Run through the notebook sections:

  1. Setup & Data Loading
  2. Data Preprocessing
  3. Architecture Design
  4. Training Configuration
  5. Model Training
  6. Evaluation
  7. Visualization

🎯 Quick Prediction

import torch
from torchvision import transforms
from PIL import Image

# Load trained model
model = torch.load('best_model.pth')
model.eval()

# Define preprocessing
transform = transforms.Compose([
    transforms.Resize((32, 32)),
    transforms.ToTensor(),
    transforms.Normalize(mean=[0.4914, 0.4822, 0.4465],
                         std=[0.2023, 0.1994, 0.2010])
])

# Make prediction
def predict_image(image_path):
    image = Image.open(image_path)
    image_tensor = transform(image).unsqueeze(0)

    with torch.no_grad():
        output = model(image_tensor)
        prediction = torch.nn.functional.softmax(output, dim=1)
        predicted_class = torch.argmax(prediction, dim=1)

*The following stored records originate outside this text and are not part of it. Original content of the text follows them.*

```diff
+constexpr uint32_t REC_MAGIC = 0x31524d48u;
+constexpr uint32_t REC_HDR_WORDS = 40;
+static_assert(HM_MSM_RECORDS_BYTES == (REC_HDR_WORDS + 4 + 128 * 32) * 4, "record block size");
+struct MsmRecordHeader {
+  uint32_t w[REC_HDR_WORDS];
+};
+__global__ void msm_export_records_kernel(MsmRecordHeader hdr, const uint32_t* __restrict__ src, uint32_t words,
+                                          uint32_t* __restrict__ dst) {
+  if (threadIdx.x == 0) {
+#pragma unroll
+    for (uint32_t k = 0; k < REC_HDR_WORDS; ++k) dst[k] = hdr.w[k];
+  }
+  for (uint32_t i = threadIdx.x; i < words; i += blockDim.x) dst[REC_HDR_WORDS + i] = src[i];
+}
+
+int msm_export_records(DeviceCtx& ctx, int slot, void* d_out) {
+  MsmSlot& sl = ctx.msm_slots[slot];
+  MsmRecordHeader hdr{};
+  hdr.w[0] = REC_MAGIC;
+  uint32_t words = 0;
+  if (sl.n != 0) {
+    if (sl.group != 1 || sl.SW > 128) return hm_fail(HM_ERR_INTERNAL, "msm: a record block holds one MSM of <= 128 windows");
+    words = 4 + sl.SW * 32;
+    hdr.w[1] = sl.SW;
+    hdr.w[2] = sl.c;
+    hdr.w[3] = sl.balanced ? 1u : 0u;
+    hdr.w[4] = words;
+    if (sl.balanced) std::memcpy(&hdr.w[8], sl.win_bits, 128);
+  }
+  uint32_t* d_land = nullptr;
+  if (words) HM_HIP_CHECK(hipHostGetDevicePointer((void**)&d_land, sl.h_land, 0));
+  hipLaunchKernelGGL(msm_export_records_kernel, dim3(1), dim3(256), 0, sl.stream, hdr, (const uint32_t*)d_land, words, (uint32_t*)d_out);
+  HM_HIP_CHECK(hipGetLastError());
+  if (words) HM_HIP_CHECK(hipEventRecord(sl.ev[4], sl.stream));
+  return HM_OK;
+}
+
+int msm_settle_records(DeviceCtx& ctx) {
+  if (!ctx.msm_records_pending) return HM_OK;
+  ctx.msm_records_pending = false;
+  MsmSlot& sl = ctx.msm_slots[0];
+  HM_HIP_CHECK(hipEventSynchronize(sl.ev[4]));
+  msm_finish_record(ctx, 0, 0.0);
+  count_msm(ctx, sl.n, ctx.last_msm.t_total_ms);
+  return HM_OK;
+}
+
+int msm_fold_records(const uint32_t* blocks, size_t count, uint64_t out_jac_ext[12], int* out_is_identity) {
+  std::vector<uint64_t> parts(count * 12, 0);
+  for (size_t r = 0; r < count; ++r) {
+    const uint32_t* b = blocks + r * (HM_MSM_RECORDS_BYTES / 4);
+    const uint32_t SW = b[1], words = b[4];
+    if (b[0] != REC_MAGIC || SW > 128 || (SW == 0 ? words != 0 : words != 4 + SW * 32))
+      return hm_fail(HM_ERR_BAD_ARG, "hm_msm_fold_records: not a record block of hm_msm_bn256_g1_dev_records");
+    if (SW == 0) continue;
+    const uint32_t* land = b + REC_HDR_WORDS;
+    if (land[2] != 0) return hm_fail(HM_ERR_INTERNAL, "msm: task count exceeds its bound");
+    int is_id = 0;
+    host_fold(land + 4, SW, b[2], &parts[r * 12], &is_id, b[3] ? reinterpret_cast<const uint8_t*>(&b[8]) : nullptr);
+  }
+  host_sum_points(parts.data(), count, out_jac_ext, out_is_identity);
+  return HM_OK;
 }
 
 int g1_fixed_base_mul_run(DeviceCtx& ctx, const uint32_t* d_scalars_ext, size_t n, const uint64_t base_affine_ext[8],
diff --git a/halo2-experiments_amd/sharding.py b/halo2-experiments_amd/sharding.py
--- a/halo2-experiments_amd/sharding.py
+++ b/halo2-experiments_amd/sharding.py
@@ -49,8 +49,11 @@
     import torch
     import torch.distributed as dist
 
+    exchange = _exchanges(group, force_collective)
+    if exchange and local_msm is None and _records_route(local_coeffs, local_bases, group):
+        return _sharded_multiexp_records(local_coeffs, local_bases, group)
     partial = (local_msm or best_multiexp)(local_coeffs, local_bases)
-    if not _exchanges(group, force_collective):
+    if not exchange:
         return g1_sum(partial.reshape(1, 12))
     world = dist.get_world_size(group)
     dev = _comm_device(group)
@@ -59,6 +62,48 @@
     dist.all_gather(gathered, mine, group=group)
     pts = torch.stack(gathered).cpu().numpy().view(np.uint64)
     return g1_sum(pts)
+
+
+RECORDS_BYTES = 16560
+
+
+def _records_route(local_coeffs, local_bases, group) -> bool:
+    from .arithmetic import BasesHandle, _is_tensor, bases_info
+
+    if not (isinstance(local_bases, BasesHandle) and _is_tensor(local_coeffs) and local_coeffs.device == _comm_device(group)):
+        return False
+    single = getattr(local_bases, "_single_device", None)
+    if single is None:
+        single = local_bases._single_device = bases_info(local_bases)["devices"] == 1
+    return single
+
+
+def _sharded_multiexp_records(local_coeffs, local_bases, group) -> np.ndarray:
+    import torch
+    import torch.distributed as dist
+
+    from .arithmetic import _stream_ptr, _tensor_rows
+
+    world = dist.get_world_size(group)
+    dev = local_coeffs.device
+    n = _tensor_rows(local_coeffs, 4, "coeffs")
+    cache = _RECORD_BUFFERS.get((dev, world))
+    if cache is None:
+        flat = torch.empty(world * RECORDS_BYTES, dtype=torch.uint8, device=dev)
+        cache = _RECORD_BUFFERS[(dev, world)] = (torch.empty(RECORDS_BYTES, dtype=torch.uint8, device=dev), flat,
+                                                 [flat[r * RECORDS_BYTES:(r + 1) * RECORDS_BYTES] for r in range(world)])
+    mine, gathered, views = cache
+    lib = _lib.load()
+    _lib.check(lib.hm_msm_bn256_g1_dev_records(ctypes.c_uint64(local_bases.handle), 0, ctypes.c_void_p(local_coeffs.data_ptr()), n,
+                                               ctypes.c_void_p(_stream_ptr(local_coeffs)), ctypes.c_void_p(mine.data_ptr())))
+    dist.all_gather(views, mine, group=group)
+    host = gathered.cpu().numpy()
+    out = np.zeros(12, dtype=np.uint64)
+    _lib.check(lib.hm_msm_fold_records(ctypes.c_void_p(host.ctypes.data), world, _ptr(out)))
+    return out
+
+
+_RECORD_BUFFERS: dict = {}
 
 
 MAX_IN_FLIGHT = 8
diff --git a/include/halo2_mi355x.h b/include/halo2_mi355x.h
--- a/include/halo2_mi355x.h
+++ b/include/halo2_mi355x.h
@@ -54,6 +54,11 @@
 int hm_register_bases_dev(const void* d_bases, size_t n, void* stream, uint64_t* out_handle);
 int hm_msm_bn256_g1_dev(uint64_t handle, size_t offset, const void* d_scalars, size_t n, void* stream,
                         uint64_t out_xyz[12]);
+
+#define HM_MSM_RECORDS_BYTES 16560
+int hm_msm_bn256_g1_dev_records(uint64_t handle, size_t offset, const void* d_scalars, size_t n, void* stream,
+                                void* d_records);
+int hm_msm_fold_records(const void* records, size_t count, uint64_t out_xyz[12]);
 
 int hm_msm_submit_dev(uint64_t handle, size_t offset, const void* d_scalars, size_t n, void* stream, uint64_t* out_ticket);
 int hm_msm_wait(uint64_t ticket, uint64_t out_xyz[12]);
diff --git a/rust/halo2-mi355x-sys/src/lib.rs b/rust/halo2-mi355x-sys/src/lib.rs
--- a/rust/halo2-mi355x-sys/src/lib.rs
+++ b/rust/halo2-mi355x-sys/src/lib.rs
@@ -10,6 +10,7 @@
 pub const HM_ERR_NOT_FOUND: c_int = -4;
 pub const HM_ERR_INTERNAL: c_int = -5;
 pub const HM_ERR_PARTIAL_OUTPUT: c_int = -6;
+pub const HM_MSM_RECORDS_BYTES: c_int = 16560;
 pub const HM_GRAPH_COLUMNS_INTERNAL: c_int = 1;
 pub const HM_STAT_EVAL_POLYNOMIAL: c_int = 0;
 pub const HM_STAT_GRAPH_EVALUATE: c_int = 1;
@@ -94,6 +95,9 @@
     pub fn hm_get_bases_info(handle: u64, out: *mut HmBasesInfo) -> c_int;
     pub fn hm_register_bases_dev(d_bases: *const c_void, n: usize, stream: *mut c_void, out_handle: *mut u64) -> c_int;
     pub fn hm_msm_bn256_g1_dev(handle: u64, offset: usize, d_scalars: *const c_void, n: usize, stream: *mut c_void, out_xyz: *mut u64) -> c_int;
+    pub fn hm_msm_bn256_g1_dev_records(handle: u64, offset: usize, d_scalars: *const c_void, n: usize, stream: *mut c_void,
+        d_records: *mut c_void) -> c_int;
+    pub fn hm_msm_fold_records(records: *const c_void, count: usize, out_xyz: *mut u64) -> c_int;
     pub fn hm_msm_submit_dev(handle: u64, offset: usize, d_scalars: *const c_void, n: usize, stream: *mut c_void, out_ticket: *mut u64) -> c_int;
     pub fn hm_msm_wait(ticket: u64, out_xyz: *mut u64) -> c_int;
     pub fn hm_msm_batch_bn256_g1_dev(handle: u64, offset: usize, d_scalars: *const *const c_void, n: usize, count: usize,
```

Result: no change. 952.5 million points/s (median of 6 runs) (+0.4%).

    class_names = ['Airplane', 'Automobile', 'Bird', 'Cat', 'Deer',
                   'Dog', 'Frog', 'Horse', 'Ship', 'Truck']

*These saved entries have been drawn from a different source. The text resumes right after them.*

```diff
@@ -562,14 +599,27 @@
     {
       BitWriter bw;
       bw.init(s_out, hdr_end + tok_off);
+      uint32_t m7 = 0x07070707u, k81 = kNibbleSpread, e_len_lo = len_lo, e_len_hi = len_hi;
+      asm volatile("" : "+s"(m7), "+s"(k81), "+s"(e_len_lo), "+s"(e_len_hi));
 #pragma unroll
       for (int j = 0; j < kSegDw; ++j) {
         const uint32_t nl = m_nibble(tk.lit, j), ns = m_nibble(tk.start, j);
         if ((nl | ns) == 0) continue;
         const uint32_t w = seg[j];
+        const bool f = (fast >> j) & 1u;
         uint32_t c[4];
-#pragma unroll
-        for (int k = 0; k < 4; ++k) c[k] = s_code[((nl >> k) & 1u) ? (w >> (8 * k)) & 255u : 287u];
+        {
+          const uint32_t sel = w & m7, lm = lit_bytes(nl, k81);
+          const uint32_t cd = __builtin_amdgcn_perm(code_hi, code_lo, sel) & lm, ln = __builtin_amdgcn_perm(e_len_hi, e_len_lo, sel) & lm;
+#pragma unroll
+          for (int k = 0; k < 4; ++k) c[k] = ((cd >> (8 * k)) & 255u) | (((ln >> (8 * k)) & 255u) << 16);
+        }
+        if (__any(!f)) {
+          if (!f) {
+#pragma unroll
+            for (int k = 0; k < 4; ++k) c[k] = s_code[((nl >> k) & 1u) ? (w >> (8 * k)) & 255u : 287u];
+          }
+        }
         uint32_t mv = 0, ml = 0, ks = 4;
         if (ns) {
           ks = (uint32_t)__builtin_ctz(ns);
@@ -639,11 +689,13 @@
       for (int i = 0; i < 4; ++i) t[i] = (uint8_t)(crc >> (8 * i));
       for (int i = 0; i < 4; ++i) t[4 + i] = (uint8_t)((uint32_t)n >> (8 * i));
     }
+    int left = seg_n;
+    asm volatile("" : "+v"(left));
 #pragma unroll
     for (int j = 0; j < kSegDw; ++j)
 #pragma unroll
       for (int k = 0; k < 4; ++k)
-        if (4 * j + k < seg_n) slot[23 + beg + 4 * j + k] = (uint8_t)(seg[j] >> (8 * k));
+        if (4 * j + k < left) slot[23 + beg + 4 * j + k] = (uint8_t)(seg[j] >> (8 * k));
   }
 }
 
diff --git a/pbsim3_amd/csrc/kernels.h b/pbsim3_amd/csrc/kernels.h
--- a/pbsim3_amd/csrc/kernels.h
+++ b/pbsim3_amd/csrc/kernels.h
@@ -255,6 +255,7 @@
 #define DF_PIECE_CHUNKS 8192
 #define DF_SAMPLE_CHUNKS 64
 #define DF_TABLE_HDR_DW 96
+#define DF_TABLE_FAST_SLOTS 8
 #define DF_TABLE_BYTES 2048
 void deflate_host_tables(uint32_t *crc_table , uint32_t *pow128 );
 void launch_deflate_table(const uint8_t *text, int64_t n_bytes, uint32_t *hist, void *table, hipStream_t s);
```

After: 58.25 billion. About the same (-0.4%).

    return class_names[predicted_class.item()], prediction.max().item()

# Example usage
predicted_class, confidence = predict_image('your_image.jpg')
print(f"Prediction: {predicted_class} (Confidence: {confidence:.2%})")

📈 Results & Performance

🏆 Model Performance

Metric Value Status
Peak Validation Accuracy 92.35% ⭐ Excellent
Final Validation Accuracy 91.96% ⭐ Excellent
Training Accuracy 99.32% ✅ Strong
Overfitting Gap 7.36% ✅ Well-controlled
Training Time ~44 minutes ⚡ Efficient
Parameters 11.17M 📊 Optimized

📊 Per-Class Performance

  • Best performing: Ship (94.90%)
  • Most challenging: Bird vs. Airplane confusion
  • Balanced accuracy: No significant class bias

🎯 Key Achievements

  • Production-Ready Performance
  • Overfitting Control
  • Training Stability
  • Generalization
  • Efficiency

🔬 Technical Details

Advanced Regularization Techniques

  • Data Augmentation: Random flips, rotations, affine transforms, color jitter
  • Batch Normalization: Stabilizes training and enables higher learning rates
  • Dropout (0.5): Prevents overfitting in fully connected layers
  • Weight Decay (0.01): L2 regularization
  • Label Smoothing (0.1): Prevents overconfident predictions
  • Early Stopping: Monitors validation loss with patience=10

Training Optimization

  • OneCycleLR Scheduler
  • AdamW Optimizer
  • Gradient Clipping (max_norm=1.0)
  • Mixed Precision Training

Model Architecture Benefits

  • Residual Connections
  • Global Average Pooling
  • Kaiming Initialization
  • Efficient Parameter Design (11M)

📸 Visualizations

  • 📈 Training Curves (loss, accuracy)
  • 🎯 Confusion Matrix
  • 🔍 Sample Predictions with Confidence
  • 📊 Learning Rate Schedule
  • 🧠 Overfitting Analysis

🤝 Contributing

Contributions are welcome! Here's how:

🛠️ Development Setup

# Fork the repository
# Create a feature branch
git checkout -b feature-name

# Make changes, add tests, and commit
git commit -m "Add feature"

# Push and open a Pull Request
git push origin feature-name

💡 Areas for Contribution

  • Architecture Improvements
  • Hyperparameter Optimization
  • Model Interpretability (Grad-CAM, etc.)
  • Deployment (API/Flask/Streamlit)
  • Documentation & Tutorials
  • Model Quantization & Optimization

📄 License

This project is licensed under the MIT License. See the LICENSE file for details.